Bis Oracle 9i schien dieser Dialog aber nicht wirklich zu funktionieren. Außerdem war das Problem, dass die Anwendung nichts davon mitbekam. 
Ab Oracle 10 hat zumindest das Passwort ändern funktioniert und über einen ziemlich ätzenden Worksaround haben wir es geschafft auch der Applikation die neuen Login Daten zur Verfügung zu stellen.

Eine andere Alternative wäre z.B. einen Shadow User zum ändern des Passwortes zu nutzen, d.h. wenn der eigene Account abgelaufen ist, zum ändern auffordern und per Shadow User (mit ALTER USER PRIVILEGE) das Passwort setzen und den Account wieder unlocken.

Würd mich aber auch interessieren ob es da elegantere Möglichkeiten gibt.


----------



## uni (20. Mai 2005)

Hallo Exceptionfault,

schön, das ich mit diesem Problem nicht allein bin   

Ein Ansatz ist der PASSWORD_GRACE_TIME Parameter im Profile. Über diesen kann man zumindest eine "Gnadenfrist" einstellen. Es kommt zwar eine Warnung

ORA-28002: Kennwort läuft innerhalb von n Tagen ab   

, aber man kann sich zumindest noch anmelden und dann "normal" das Passwort ändern.

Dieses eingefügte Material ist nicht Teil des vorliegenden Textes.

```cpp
template <typename T, bool kResid, bool kPipelinedBuild, bool kCtl = false, bool kContact = false, typename FetchTarget>
__device__ __forceinline__ T physics_solve(const StepConst<T>& C, const KBuffers<T>& B, const StepTables<T>& tabs,
                                           const T* s_state, T my_target, FetchTarget&& fetch_target, T* s_rowvec, T (*s_hext)[8], unsigned char* s_rowleg,
                                           T* s_keep, T (*s_leg)[kLegSlots], const T* s_math, T mu, T mass_scale, int lane, int& row_at, bool& target_bad,
                                           int& prio_sweeps, int& prio_steps, int& prio_rot, T warm_in = T(0), bool warm_on = false,
                                           const CtlConst<T>* ctl = nullptr, T* s_cnrm = nullptr) {
  constexpr bool kCompact = ColumnBank<T>::kCompact;
  constexpr int kRS = ColumnBank<T>::kRowStride;
  using R = Real<T>;
  int leg = lane >> 4, k = lane & 15;
  const LegConst<T>* Lp = &tabs.legc[leg];
#define L (*Lp)

  const bool lower = (k & 8) != 0;
  const T bm = lower ? T(1) : T(0);
  const T q1 = s_state[SOLO_S_Q + 2 * leg], q2 = s_state[SOLO_S_Q + 2 * leg + 1];
  const T qd1 = s_state[SOLO_S_QD + 2 * leg], qd2 = s_state[SOLO_S_QD + 2 * leg + 1];
  T sinb, cosb;
  R::sincos(lower ? q1 + q2 : q1, &sinb, &cosb, s_math);
  const T s1 = wave_from_upper_half16(sinb), c1 = wave_from_upper_half16(cosb);
  const T s12 = wave_from_lower_half16(sinb), c12 = wave_from_lower_half16(cosb);
  const V3<T> o1 = {L.hip[0], L.hip[1], L.hip[2]};
  const V3<T> o2 = o1 + roty(c1, s1, V3<T>{L.knee[0], L.knee[1], L.knee[2]});
  const V3<T> ob = select(lower, o2, o1);
  const T* body = L.link[lower ? 1 : 0];
  const T mB = body[0];
  const V3<T> c = ob + roty(cosb, sinb, V3<T>{body[1], body[2], body[3]});
  T I[6];
  rot_inertia_y(cosb, sinb, body + 4, I);

  SOLO_STAMP(B, 2);
  const V3<T> r1 = c - o1, r2 = c - o2;
  const V3<T> t1 = ycross(r1), t2 = ycross(r2);
  const V3<T> Iy = {I[3], I[1], I[5]};
  const V3<T> f1 = both_halves(mB * t1);
  const V3<T> n1 = both_halves(Iy + mB * cross(c, t1));
  const T P11 = both_halves(mB * dot(t1, t1) + I[1]);
  const V3<T> f2 = from_lower(mB * t2);
  const V3<T> n2 = from_lower(Iy + mB * cross(c, t2));
  const T P12 = from_lower(mB * dot(t1, t2) + I[1]);
  const T P22 = from_lower(mB * dot(t2, t2) + I[1]);
  const T iL11 = R::rsqrt(P11);
  const T L21 = P12 * iL11;
  const T iL22 = R::rsqrt(P22 - L21 * L21);
  T W1[6] = {n1.x * iL11, n1.y * iL11, n1.z * iL11, f1.x * iL11, f1.y * iL11, f1.z * iL11};
  const T F2[6] = {n2.x, n2.y, n2.z, f2.x, f2.y, f2.z};
  T W2[6], K1[6], K2[6];
#pragma unroll
  for (int i = 0; i < 6; ++i) {
    W2[i] = (F2[i] - L21 * W1[i]) * iL22;
    K2[i] = W2[i] * iL22;
    K1[i] = (W1[i] - L21 * K2[i]) * iL11;
  }
  constexpr bool kPark = sizeof(T) == 8;
  if constexpr (kPark) {
    if (k == 0) {
#pragma unroll
      for (int i = 0; i < 6; ++i) { s_leg[leg][i] = K1[i]; s_leg[leg][6 + i] = K2[i]; }
      s_leg[leg][12] = iL11; s_leg[leg][13] = L21; s_leg[leg][14] = iL22;
      s_leg[leg][17] = q1; s_leg[leg][18] = q2;
      s_leg[leg][19] = c1; s_leg[leg][20] = s1; s_leg[leg][21] = c12; s_leg[leg][22] = s12;
    }
  }
  const T mleg = L.link[0][0] + L.link[1][0];
  const V3<T> mc = both_halves(mB * c);
  T IO[6];
  IO[0] = both_halves(I[0] + mB * (c.y * c.y + c.z * c.z));
  IO[1] = both_halves(I[1] + mB * (c.x * c.x + c.z * c.z));
  IO[2] = both_halves(I[2] + mB * (c.x * c.x + c.y * c.y));
  IO[3] = both_halves(I[3] - mB * c.x * c.y);
  IO[4] = both_halves(I[4] - mB * c.x * c.z);
  IO[5] = both_halves(I[5] - mB * c.y * c.z);
  if constexpr (kPark) {
    if (k == 0) {
      T* mine = s_rowvec + leg * 32;
#pragma unroll
      for (int i = 0; i < 6; ++i) { mine[i] = IO[i]; mine[17 + i] = W1[i]; mine[24 + i] = W2[i]; }
      mine[6] = mc.x; mine[7] = mc.y; mine[8] = mc.z; mine[9] = mleg; mine[10] = T(0);
    }
    my_target = fetch_target(wave_fresh_lane());
  }

  SOLO_STAMP(B, 3);
  const T qx = s_state[SOLO_S_QUAT], qy = s_state[SOLO_S_QUAT + 1], qz = s_state[SOLO_S_QUAT + 2], qw = s_state[SOLO_S_QUAT + 3];
  const T r00 = T(1) - T(2) * (qy * qy + qz * qz), r01 = T(2) * (qx * qy - qw * qz), r02 = T(2) * (qx * qz + qw * qy);
  const T r10 = T(2) * (qx * qy + qw * qz), r11 = T(1) - T(2) * (qx * qx + qz * qz), r12 = T(2) * (qy * qz - qw * qx);
  const T r20 = T(2) * (qx * qz - qw * qy), r21 = T(2) * (qy * qz + qw * qx), r22 = T(1) - T(2) * (qx * qx + qy * qy);
  const V3<T> ww = {s_state[SOLO_S_ANGVEL], s_state[SOLO_S_ANGVEL + 1], s_state[SOLO_S_ANGVEL + 2]};
  const V3<T> vw = {s_state[SOLO_S_LINVEL], s_state[SOLO_S_LINVEL + 1], s_state[SOLO_S_LINVEL + 2]};
  const V3<T> gw = {C.gravity[0], C.gravity[1], C.gravity[2]};
  const V3<T> om = {r00 * ww.x + r10 * ww.y + r20 * ww.z, r01 * ww.x + r11 * ww.y + r21 * ww.z, r02 * ww.x + r12 * ww.y + r22 * ww.z};
  const V3<T> vb = {r00 * vw.x + r10 * vw.y + r20 * vw.z, r01 * vw.x + r11 * vw.y + r21 * vw.z, r02 * vw.x + r12 * vw.y + r22 * vw.z};
  const V3<T> gb = {r00 * gw.x + r10 * gw.y + r20 * gw.z, r01 * gw.x + r11 * gw.y + r21 * gw.z, r02 * gw.x + r12 * gw.y + r22 * gw.z};
  const V3<T> nb = {r20, r21, r22};

  const V3<T> wU = {om.x, om.y + qd1, om.z};
  const V3<T> wB = {om.x, wU.y + bm * qd2, om.z};
  const V3<T> aU = {-qd1 * om.z, T(0), qd1 * om.x};
  const V3<T> a = {aU.x - (bm * qd2) * wU.z, T(0), aU.z + (bm * qd2) * wU.x};
  const T om2 = dot(om, om), wU2 = dot(wU, wU), wB2 = dot(wB, wB);
  const V3<T> a_o1 = dot(om, o1) * om - om2 * o1;
  const V3<T> d12 = o2 - o1;
  const V3<T> a_o2 = a_o1 + cross(aU, d12) + (dot(wU, d12) * wU - wU2 * d12);
  const V3<T> r = c - ob;
  const V3<T> a_c = select(lower, a_o2, a_o1) + cross(a, r) + (dot(wB, r) * wB - wB2 * r);
  const V3<T> v_c = vb + cross(om, c) + qd1 * t1 + (bm * qd2) * t2;
  const T kl = C.lin_damp, ka = C.ang_damp;
  const T dB = kl * (T(1) + R::sqrt(dot(v_c, v_c)));
  const T eB = ka * (T(1) + R::sqrt(wB2));
  const V3<T> F = mB * (a_c - gb + dB * v_c);
  const V3<T> Iw = symmul(I, wB);
  const V3<T> N = symmul(I, a) + cross(wB, Iw) + eB * Iw;
  const T h1 = both_halves(N.y + (r1.z * F.x - r1.x * F.z));
  const T h2 = from_lower(N.y + (r2.z * F.x - r2.x * F.z));
  const V3<T> Fleg = both_halves(F);
  const V3<T> Nleg = both_halves(N + cross(c, F));
  const T e1 = h1 * iL11, e2 = (h2 - L21 * e1) * iL22;
  const T y2 = e2 * iL22, y1 = (e1 - L21 * y2) * iL11;
  if constexpr (kPark) { if (k == 0) { s_leg[leg][23] = y1; s_leg[leg][24] = y2; } }

  SOLO_STAMP(B, 4);
  T S[6][6];
  S[0][0] = IO[0]; S[1][0] = IO[3]; S[1][1] = IO[1]; S[2][0] = IO[4]; S[2][1] = IO[5]; S[2][2] = IO[2];
  S[3][0] = T(0);  S[3][1] = mc.z;  S[3][2] = -mc.y;
  S[4][0] = -mc.z; S[4][1] = T(0);  S[4][2] = mc.x;
  S[5][0] = mc.y;  S[5][1] = -mc.x; S[5][2] = T(0);
  S[3][3] = mleg; S[4][3] = T(0); S[4][4] = mleg; S[5][3] = T(0); S[5][4] = T(0); S[5][5] = mleg;
  T rhs[6] = {-Nleg.x, -Nleg.y, -Nleg.z, -Fleg.x, -Fleg.y, -Fleg.z};
  if constexpr (kPark) {
    T* part = s_rowvec;
    T* tot = part + 4 * 32;
    if (k == 0) {
      T* mine = part + leg * 32;
#pragma unroll
      for (int i = 0; i < 6; ++i) mine[11 + i] = rhs[i];
      mine[23] = -e1; mine[30] = -e2;
    }
    wave_sync();
    const int ls = wave_fresh_lane();
    lane = ls; leg = ls >> 4; k = ls & 15;
    if (ls < 27) {
      const int tb = tabs.rowtype[ls] >> 16;
      const int bi = tb & 31, ii = (tb >> 6) & 7, jj = (tb >> 9) & 7;
      T t[4];
#pragma unroll
      for (int l2 = 0; l2 < 4; ++l2) {
        const T* p = part + 32 * l2;
        const T b = (tb & 32) ? -p[bi] : p[bi];
        t[l2] = R::fma(-p[24 + ii], p[24 + jj], R::fma(-p[17 + ii], p[17 + jj], b));
      }
      tot[ls] = (t[0] + t[1]) + (t[2] + t[3]);
    }
    wave_sync();
    int o = 0;
#pragma unroll
    for (int i = 0; i < 6; ++i) {
#pragma unroll
      for (int j = 0; j <= i; ++j) S[i][j] = tot[o++];
      rhs[i] = tot[21 + i];
    }
  } else {
    T* part = s_rowvec;
    T* tot = part + 4 * 28;
    if (k == 0) {
      T* mine = part + leg * 28;
      int o = 0;
#pragma unroll
      for (int i = 0; i < 6; ++i) {
#pragma unroll
        for (int j = 0; j <= i; ++j) mine[o++] = S[i][j] - W1[i] * W1[j] - W2[i] * W2[j];
        mine[21 + i] = rhs[i] + W1[i] * e1 + W2[i] * e2;
      }
    }
    wave_sync();
    if (lane < 27) tot[lane] = (part[lane] + part[28 + lane]) + (part[56 + lane] + part[84 + lane]);
    wave_sync();
    int o = 0;
#pragma unroll
    for (int i = 0; i < 6; ++i) {
#pragma unroll
      for (int j = 0; j <= i; ++j) S[i][j] = tot[o++];
      rhs[i] = tot[21 + i];
    }
  }
  if constexpr (sizeof(T) == 8) mass_scale = s_keep[28];
  const T dt = C.dt;
  {
    const T m0 = C.base_mass * mass_scale;
    T I0[6];
#pragma unroll
    for (int i = 0; i < 6; ++i) I0[i] = C.base_I[i] * mass_scale;
    S[0][0] += I0[0]; S[1][0] += I0[3]; S[1][1] += I0[1]; S[2][0] += I0[4]; S[2][1] += I0[5]; S[2][2] += I0[2];
    S[3][3] += m0; S[4][4] += m0; S[5][5] += m0;
    const V3<T> Iw = symmul(I0, om);
    const V3<T> N0 = cross(om, Iw) + (ka * (T(1) + R::sqrt(om2))) * Iw;
    const V3<T> F0 = m0 * ((kl * (T(1) + R::sqrt(dot(vb, vb)))) * vb - gb);
    rhs[0] -= N0.x; rhs[1] -= N0.y; rhs[2] -= N0.z;
    rhs[3] -= F0.x; rhs[4] -= F0.y; rhs[5] -= F0.z;
  }
  SOLO_STAMP(B, 5);
  T iC[6];
#pragma unroll
  for (int j = 0; j < 6; ++j) {
    T d = S[j][j];
#pragma unroll
    for (int m = 0; m < j; ++m) d -= S[j][m] * S[j][m];
    iC[j] = R::rsqrt(d);
#pragma unroll
    for (int i = j + 1; i < 6; ++i) {
      T s = S[i][j];
#pragma unroll
      for (int m = 0; m < j; ++m) s -= S[i][m] * S[j][m];
      S[i][j] = s * iC[j];
    }
  }
  T xb[6];
#pragma unroll
  for (int i = 0; i < 6; ++i) {
    T s = rhs[i];
#pragma unroll
    for (int m = 0; m < i; ++m) s -= S[i][m] * xb[m];
    xb[i] = s * iC[i];
  }
#pragma unroll
  for (int i = 5; i >= 0; --i) {
    T s = xb[i];
#pragma unroll
    for (int m = i + 1; m < 6; ++m) s -= S[m][i] * xb[m];
    xb[i] = s * iC[i];
  }
  T kx1 = T(0), kx2 = T(0);
#pragma unroll
  for (int i = 0; i < 6; ++i) {
    if constexpr (kPark) { kx1 += s_leg[leg][i] * xb[i]; kx2 += s_leg[leg][6 + i] * xb[i]; }
    else { kx1 += K1[i] * xb[i]; kx2 += K2[i] * xb[i]; }
  }
  const T ub[6] = {om.x + dt * xb[0], om.y + dt * xb[1], om.z + dt * xb[2],
             vb.x + dt * xb[3], vb.y + dt * xb[4], vb.z + dt * xb[5]};
  T us1, us2;
  if constexpr (kPark) {
    us1 = s_state[SOLO_S_QD + 2 * leg] + dt * (-s_leg[leg][23] - kx1);
    us2 = s_state[SOLO_S_QD + 2 * leg + 1] + dt * (-s_leg[leg][24] - kx2);
  } else {
    us1 = qd1 + dt * (-y1 - kx1);
    us2 = qd2 + dt * (-y2 - kx2);
  }

  if (lane == 0) {
    int o = 0;
#pragma unroll
    for (int i = 1; i < 6; ++i)
#pragma unroll
      for (int j = 0; j < i; ++j) s_keep[o++] = S[i][j];
#pragma unroll
    for (int i = 0; i < 6; ++i) { s_keep[15 + i] = iC[i]; s_keep[21 + i] = ub[i]; }
  }
  if (k == 0) {
    if constexpr (!kPark) {
#pragma unroll
      for (int i = 0; i < 6; ++i) { s_leg[leg][i] = K1[i]; s_leg[leg][6 + i] = K2[i]; }
      s_leg[leg][12] = iL11; s_leg[leg][13] = L21; s_leg[leg][14] = iL22;
      s_leg[leg][17] = q1; s_leg[leg][18] = q2;
    }
    s_leg[leg][15] = us1; s_leg[leg][16] = us2;
  }
  wave_sync();

  SOLO_STAMP(B, 6);
  T m00 = r00, m01 = r01, m02 = r02, m10 = r10, m11 = r11, m12 = r12;
  V3<T> nbr = nb, p1 = o1, p2 = o2;
  T ck1 = c1, sk1 = s1, ck12 = c12, sk12 = s12, qa1 = q1, qa2 = q2;
  if constexpr (kPark) {
    lane = wave_fresh_lane(); leg = lane >> 4; k = lane & 15;
    Lp = &tabs.legc[leg];
    const T ux = s_state[SOLO_S_QUAT], uy = s_state[SOLO_S_QUAT + 1], uz = s_state[SOLO_S_QUAT + 2], uw = s_state[SOLO_S_QUAT + 3];
    m00 = T(1) - T(2) * (uy * uy + uz * uz); m01 = T(2) * (ux * uy - uw * uz); m02 = T(2) * (ux * uz + uw * uy);
    m10 = T(2) * (ux * uy + uw * uz); m11 = T(1) - T(2) * (ux * ux + uz * uz); m12 = T(2) * (uy * uz - uw * ux);
    nbr = V3<T>{T(2) * (ux * uz - uw * uy), T(2) * (uy * uz + uw * ux), T(1) - T(2) * (ux * ux + uy * uy)};
    qa1 = s_leg[leg][17]; qa2 = s_leg[leg][18];
    ck1 = s_leg[leg][19]; sk1 = s_leg[leg][20]; ck12 = s_leg[leg][21]; sk12 = s_leg[leg][22];
    p1 = V3<T>{L.hip[0], L.hip[1], L.hip[2]};
    p2 = p1 + roty(ck1, sk1, V3<T>{L.knee[0], L.knee[1], L.knee[2]});
  }
  const RowView<T> rc = tabs.row(lane);
  const int type = rc.type;
  const bool is_motor = type == ROW_MOTOR, is_contact = type >= ROW_NORMAL && type <= ROW_TAN2, is_limit = type == ROW_LIMIT;
  V3<T> cb = {rc.geo[0], rc.geo[1], rc.geo[2]};
  const T radius = rc.geo[3];
  if (rc.body == BODY_UPPER) cb = p1 + roty(ck1, sk1, cb);
  else if (rc.body == BODY_LOWER) cb = p2 + roty(ck12, sk12, cb);
  T dist;
  V3<T> nloc = nbr;
  V3<T> d = nbr;
  if (B.terrain == nullptr) {
    dist = s_state[SOLO_S_POS + 2] + dot(nbr, cb) - radius;
    if (type == ROW_TAN1) d = V3<T>{m00, m01, m02};
    if (type == ROW_TAN2) d = V3<T>{m10, m11, m12};
  } else {
    const T cwx = s_state[SOLO_S_POS] + m00 * cb.x + m01 * cb.y + m02 * cb.z;
    const T cwy = s_state[SOLO_S_POS + 1] + m10 * cb.x + m11 * cb.y + m12 * cb.z;
    const T cwz = s_state[SOLO_S_POS + 2] + nbr.x * cb.x + nbr.y * cb.y + nbr.z * cb.z;
    const T gu = (cwx - C.terr_ox) * C.terr_inv_cell, gv = (cwy - C.terr_oy) * C.terr_inv_cell;
    int gi = (int)R::floor(gu), gj = (int)R::floor(gv);
    gi = gi < 0 ? 0 : (gi > C.terr_nx - 2 ? C.terr_nx - 2 : gi);
    gj = gj < 0 ? 0 : (gj > C.terr_ny - 2 ? C.terr_ny - 2 : gj);
    const T fu = R::clamp(gu - T(gi), T(0), T(1)), fv = R::clamp(gv - T(gj), T(0), T(1));
    const T* H = B.terrain + (size_t)gj * C.terr_nx + gi;
    const T h00 = H[0], h10 = H[1], h01 = H[C.terr_nx], h11 = H[C.terr_nx + 1];
    const T hh0 = (T(1) - fu) * (T(1) - fv) * h00 + fu * (T(1) - fv) * h10 + (T(1) - fu) * fv * h01 + fu * fv * h11;
    const T hx = ((T(1) - fv) * (h10 - h00) + fv * (h11 - h01)) * C.terr_inv_cell;
    const T hy = ((T(1) - fu) * (h01 - h00) + fu * (h11 - h10)) * C.terr_inv_cell;
    const T inv = R::rsqrt(hx * hx + hy * hy + T(1));
    const V3<T> nw = {-hx * inv, -hy * inv, inv};
    if constexpr (kContact) {
      if (type == ROW_NORMAL) {
        T* cn = s_cnrm + 3 * (4 * leg + (k - 2) / 3);
        cn[0] = nw.x; cn[1] = nw.y; cn[2] = nw.z;
      }
    }
    const T itn = R::rsqrt(T(1) - nw.x * nw.x);
    const V3<T> t1w = {(T(1) - nw.x * nw.x) * itn, -nw.x * nw.y * itn, -nw.x * nw.z * itn};
    const V3<T> t2w = cross(nw, t1w);
    dist = (cwz - hh0) * nw.z - radius;
    V3<T> dw = nw;
    if (type == ROW_TAN1) dw = t1w;
    if (type == ROW_TAN2) dw = t2w;
    nloc = V3<T>{m00 * nw.x + m10 * nw.y + nbr.x * nw.z, m01 * nw.x + m11 * nw.y + nbr.y * nw.z, m02 * nw.x + m12 * nw.y + nbr.z * nw.z};
    d = V3<T>{m00 * dw.x + m10 * dw.y + nbr.x * dw.z, m01 * dw.x + m11 * dw.y + nbr.y * dw.z, m02 * dw.x + m12 * dw.y + nbr.z * dw.z};
  }
  const int ldof = k & 1;
  const T qlim = ldof == 0 ? qa1 : qa2;
  const T c_lo = qlim - L.limit[ldof][0], c_hi = L.limit[ldof][1] - qlim;
  const T lim_dir = c_lo < c_hi ? T(1) : T(-1), lim_dist = c_lo < c_hi ? c_lo : c_hi;
  const bool live = is_motor || (is_contact && dist < C.margin) || (is_limit && lim_dist < C.limit_margin);
  const V3<T> x = cb - radius * nloc;
  T jb[6] = {T(0), T(0), T(0), T(0), T(0), T(0)};
  T jl1 = T(0), jl2 = T(0), bias = T(0);
  T ctl_imp = T(0);
  if (is_contact) {
    const V3<T> xd = cross(x, d);
    jb[0] = xd.x; jb[1] = xd.y; jb[2] = xd.z; jb[3] = d.x; jb[4] = d.y; jb[5] = d.z;
    if (rc.body != BODY_BASE) jl1 = dot(d, ycross(x - p1));
    if (rc.body == BODY_LOWER) jl2 = dot(d, ycross(x - p2));
    if (type == ROW_NORMAL) bias = (dist > T(0)) ? -dist * C.inv_dt : -C.erp_over_dt * dist;
  } else if (is_motor) {
    jl1 = (k == 0) ? T(1) : T(0);
    jl2 = (k == 1) ? T(1) : T(0);
// ... 467 lines not shown
```

gym_solo_amd/csrc/solo_wave_ops.h:

```cpp
#pragma once

#include <hip/hip_runtime.h>

namespace solo {

__device__ __forceinline__ int lane_id() { return threadIdx.x; }
__device__ __forceinline__ int block_id() { return blockIdx.x; }

__device__ __forceinline__ void wave_sync() { __syncthreads(); }
__device__ __forceinline__ void wave_fence_global() {
  __builtin_amdgcn_fence(__ATOMIC_RELEASE, "workgroup");
  __builtin_amdgcn_fence(__ATOMIC_ACQUIRE, "workgroup");
}
template <typename P> __device__ __forceinline__ P* wave_opaque(P* p) {
  asm volatile("" : "+s"(p));
  return p;
}
__device__ __forceinline__ unsigned long long wave_opaque_bits(unsigned long long x) {
  asm volatile("" : "+s"(x));
  return x;
}
__device__ __forceinline__ int wave_opaque_lane(int lane) {
  asm volatile("" : "+v"(lane));
  return lane;
}
__device__ __forceinline__ int wave_fresh_lane() {
  int lane;
  asm volatile("v_mbcnt_lo_u32_b32 %0, -1, 0\n\tv_mbcnt_hi_u32_b32 %0, -1, %0" : "=v"(lane));
  return lane;
}
__device__ __forceinline__ int wave_readlane_int(int x, int lane) { return __builtin_amdgcn_readlane(x, lane); }
__device__ __forceinline__ int wave_uniform(int x) { return __builtin_amdgcn_readfirstlane(x); }
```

Eine andere Idee ist, eine DLL zu programmieren, die das Statement

CONNECT :user IDENTIFIED BY ldpswd 
ALTER AUTHORIZATION :newpswd 

problemlos absetzen kann...
Dieses müsste man halt dann bei Returncode

ORA-28001: the password has expired 

aufrufen.


----------



## Exceptionfault (20. Mai 2005)

uni hat gesagt.:
			
		

> Dieses müsste man halt dann bei Returncode ORA-28001: the password has expired aufrufen.



Wir verwenden den Oracle ODBC Treiber, also nicht den Standard von Microsoft. Bei dem von Oracle kommt eben dieser Return code gar nicht bis zur Applikation durch. Vorher erscheint vom ODBC Treiber der Passwort ändern Dialog der ab 10g sogar funktioniert ;-)



			
				uni hat gesagt.:
			
		

> Ein Ansatz ist der PASSWORD_GRACE_TIME Parameter im Profile. Über diesen kann man zumindest eine "Gnadenfrist" einstellen.



Geht halt leider nur, wenn man sich in der Zeit auch anmeldet. Wenn ein User über die Grace Time in Urlaub ist ist das Gemecker hinterher wieder groß *g* Die User eben....


----------



## uni (23. Mai 2005)

Hallo Exceptionfault,

Dank' dir für deine Hilfe.


----------